Pararamichloridium

Scientific classification
- Kingdom: Fungi
- Division: Ascomycota
- Class: Sordariomycetes
- Subclass: Hypocreomycetidae
- Order: Pararamichloridiales Crous
- Family: Pararamichloridiaceae Crous
- Genus: Pararamichloridium Crous
- Type species: Pararamichloridium livistonae Crous

= Pararamichloridium =

Genus of fungi

Pararamichloridium is a genus of fungi in the monotypic family Pararamichloridiaceae and within the monotypic order Pararamichloridiales and also in the subclass Hypocreomycetidae. They are saprobic (processing of decayed (dead or waste) organic matter) on wood in terrestrial and freshwater habitats.

==History==
In 2017, South African mycologist and plant pathologist Pedro Willem Crous published the order Pararamichloridiales which consisted of the monotypic family Pararamichloridiaceae and included the genera of Pararamichloridium and Woswasia. It also included Pararamichloridium livistonae as the type species of the genus.

Etymology. The species name livistonae refers to Livistona, the host genus of palms, from which this fungus was collected. While the genus name of Pararamichloridium refers to its morphological similarity to genus Ramichloridium, (from the Dissoconiaceae family, order Capnodiales and subclass of Dothideomycetidae,)
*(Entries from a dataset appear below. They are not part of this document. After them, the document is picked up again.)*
 #define RR_SHORT 12u
 template <bool HAS_VALS>
 __device__ __forceinline__ void repair_at(uint64_t *__restrict__ keys, uint32_t *__restrict__ vals, uint64_t n, uint32_t low,
                                           const unsigned long long *__restrict__ desc, uint64_t p, uint32_t *__restrict__ bad,
                                           unsigned long long *__restrict__ later_list = nullptr,
-                                          uint32_t *__restrict__ later_n = nullptr, uint32_t later_cap = 0u) {
+                                          uint32_t *__restrict__ later_n = nullptr, uint32_t later_cap = 0u,
+                                          const HeadDelta hd = HeadDelta{nullptr, 1, 0}, int *s_hd = nullptr, int64_t hd_base = 0) {
     const uint64_t top = keys[p] >> low;
     uint64_t h = p;
     for (;;) {
@@ -1012,6 +1070,7 @@
                     return;
                 }
             }
+            if (hd.heads) atomicOr(bad, 2u);
             or_run_through_memory<HAS_VALS>(keys, vals, n, low, h, bad);
             return;
         }
@@ -1043,6 +1102,13 @@
             keys[h + j] = k[j];
             if (HAS_VALS) vals[h + j] = v[j];
         }
+    if (hd.heads) {
+#pragma unroll
+        for (uint32_t j = 1; j < RR_SHORT; j++) {
+            const bool before = (k0[j] >> hd.shift) != (k0[j - 1] >> hd.shift), after = (k[j] >> hd.shift) != (k[j - 1] >> hd.shift);
+            if (j < len && before != after) hd_add(hd, s_hd, hd_base, h + j, after ? 1 : -1);
+        }
+    }
 }
 
 #define RR_WORDS 2048u
@@ -1051,13 +1117,16 @@
 __global__ __launch_bounds__(256) void k_repair_runs(uint64_t *__restrict__ keys, uint32_t *__restrict__ vals, uint64_t n, uint32_t low,
                                                      const unsigned long long *__restrict__ desc, uint64_t n_words,
                                                      uint32_t *__restrict__ bad, unsigned long long *__restrict__ med_list,
-                                                     uint32_t *__restrict__ n_med, uint32_t med_cap) {
+                                                     uint32_t *__restrict__ n_med, uint32_t med_cap, const HeadDelta hd) {
     __shared__ uint32_t s_n;
     __shared__ uint32_t s_pos[RR_CAP];
+    __shared__ int s_hd[HD_SLOTS];
     const uint64_t n_tiles = (n_words + RR_WORDS - 1) / RR_WORDS;
     for (uint64_t tile = blockIdx.x; tile < n_tiles; tile += gridDim.x) {
         const uint64_t w0 = tile * RR_WORDS;
+        const int64_t hd_base = (int64_t)(w0 * 64 / hd.tile) - 1;
         if (threadIdx.x == 0) s_n = 0;
+        if (threadIdx.x < HD_SLOTS) s_hd[threadIdx.x] = 0;
         __syncthreads();
         for (uint32_t j = threadIdx.x; j < RR_WORDS; j += 256) {
             unsigned long long m = w0 + j < n_words ? desc[w0 + j] : 0ull;
@@ -1066,14 +1135,17 @@
                 m &= m - 1ull;
                 const uint32_t slot = atomicAdd(&s_n, 1u);
                 if (slot < RR_CAP) s_pos[slot] = j * 64u + b;
-                else repair_at<HAS_VALS>(keys, vals, n, low, desc, (w0 + j) * 64 + b, bad, med_list, n_med, med_cap);
+                else repair_at<HAS_VALS>(keys, vals, n, low, desc, (w0 + j) * 64 + b, bad, med_list, n_med, med_cap, hd, s_hd,
+                                         hd_base);
             }
         }
         __syncthreads();
         const uint32_t cnt = s_n < RR_CAP ? s_n : RR_CAP;
         for (uint32_t t = threadIdx.x; t < cnt; t += 256)
-            repair_at<HAS_VALS>(keys, vals, n, low, desc, w0 * 64 + s_pos[t], bad, med_list, n_med, med_cap);
-        __syncthreads();
+            repair_at<HAS_VALS>(keys, vals, n, low, desc, w0 * 64 + s_pos[t], bad, med_list, n_med, med_cap, hd, s_hd, hd_base);
+        __syncthreads();
+        if (hd.heads && threadIdx.x < HD_SLOTS && s_hd[threadIdx.x] != 0)
+            atomicAdd(&hd.heads[hd_base + threadIdx.x], (uint32_t)s_hd[threadIdx.x]);
         __syncthreads();
     }
 }
@@ -1083,7 +1155,7 @@
                                                             uint32_t low, const unsigned long long *__restrict__ med_list,
                                                             const uint32_t *__restrict__ n_med, uint32_t med_cap,
                                                             unsigned long long *__restrict__ long_list, uint32_t *__restrict__ n_long,
-                                                            uint32_t long_cap, uint32_t *__restrict__ bad) {
+                                                            uint32_t long_cap, uint32_t *__restrict__ bad, const HeadDelta hd) {
     const uint32_t lane = threadIdx.x & 63u;
     const uint32_t cnt = *n_med < med_cap ? *n_med : med_cap;
     const uint32_t n_waves = gridDim.x * (blockDim.x >> 6);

In the multi-loci ITS, LSU, SSU and rpb2 sequence data creating a phylogenetic tree, Pararamichloridium livistonae and Pararamichloridium verrucosum were shown to be grouped together and formed a separate clade. Although still located within class Sordariomycetes. The divergence time for Pararamichloridiales is estimated as 101.5 MYA (million years ago), which falls in the range of family status.
Meanwhile fungal species, Woswasia atropurpurea, Xylochrysis lucida and Cyanoannulus petersenii formed a separate branch which was distant from Pararamichloridium clade. Zhang et al. (2017a) then excluded Woswasia from family Pararamichloridiaceae based on its close phylogenetic affinity with genera Xylochrysis and Cyanoannulus in family Woswasiaceae, in Diaporthomycetidae class incertae sedis. This was confirmed in later studies (Hyde et al. 2020a, b, c; and Wijayawardene et al. 2020).

In 2017, three species, Pararamichloridium caricicola, Pararamichloridium livistonae and Pararamichloridium verrucosum were accepted in this genus. Then Pararamichloridium aquisubtropicum was added in 2021, it was saprobic on submerged decaying wood within a freshwater stream in China.

==Description==
Order Pararamichloridiales is characterised by branched, subhyaline (almost transparent) to brown, septate conidiophores, with polyblastic, terminal and intercalary (inserted between other elements or parts) conidiogenous cells that produce solitary, hyaline, aseptate, clavate to ellipsoid conidia.

Members of Pararamichloridiaceae are pathogenic on plant leaves (Crous et al. 2017, 2018).
Such as in 2021, 12 fungal isolates that belong to 10 genera found on the banana plant were isolated, including Trichoderma, Pallidocercospora, Purpureocillium, Pallidocercospora, Mycosphaerella, Chaetomium, Neonectria, Pararamichloridium, Xylaria, and Neocordana.

The genus of Pararamichloridium is characterised as follows;
The sexual morph is undetermined. The asexual morph has a mycelium (root-like structure) consisting of hyaline, smooth, septate, branched, hyphae. The conidiophores are erect, solitary, straight to flexuous, septate, branched at apex or not, sub-cylindrical, sub-hyaline to medium brown, smooth. The conidiogenous cells are terminal and intercalary, sub-cylindrical, sub-hyaline to medium brown, smooth, polyblastic and denticulate (having teeth-like structures, or denticles). The denticles have slightly thickened scars. The conidia are solitary, hyaline, smooth, granular, aseptate, thin-walled, clavate to ellipsoid in shape.

==Distribution==
They are found on the island of Borneo in Indonesia, and also from Australia and India.

==Species==
4 species have accepted by Species Fungorum;

- Pararamichloridium aquisubtropicum
- Pararamichloridium caricicola
- Pararamichloridium livistonae
- Pararamichloridium verrucosum

While GBIF only accepts 3 species,Pararamichloridium caricicola, Pararamichloridium livistonae and Pararamichloridium verrucosum.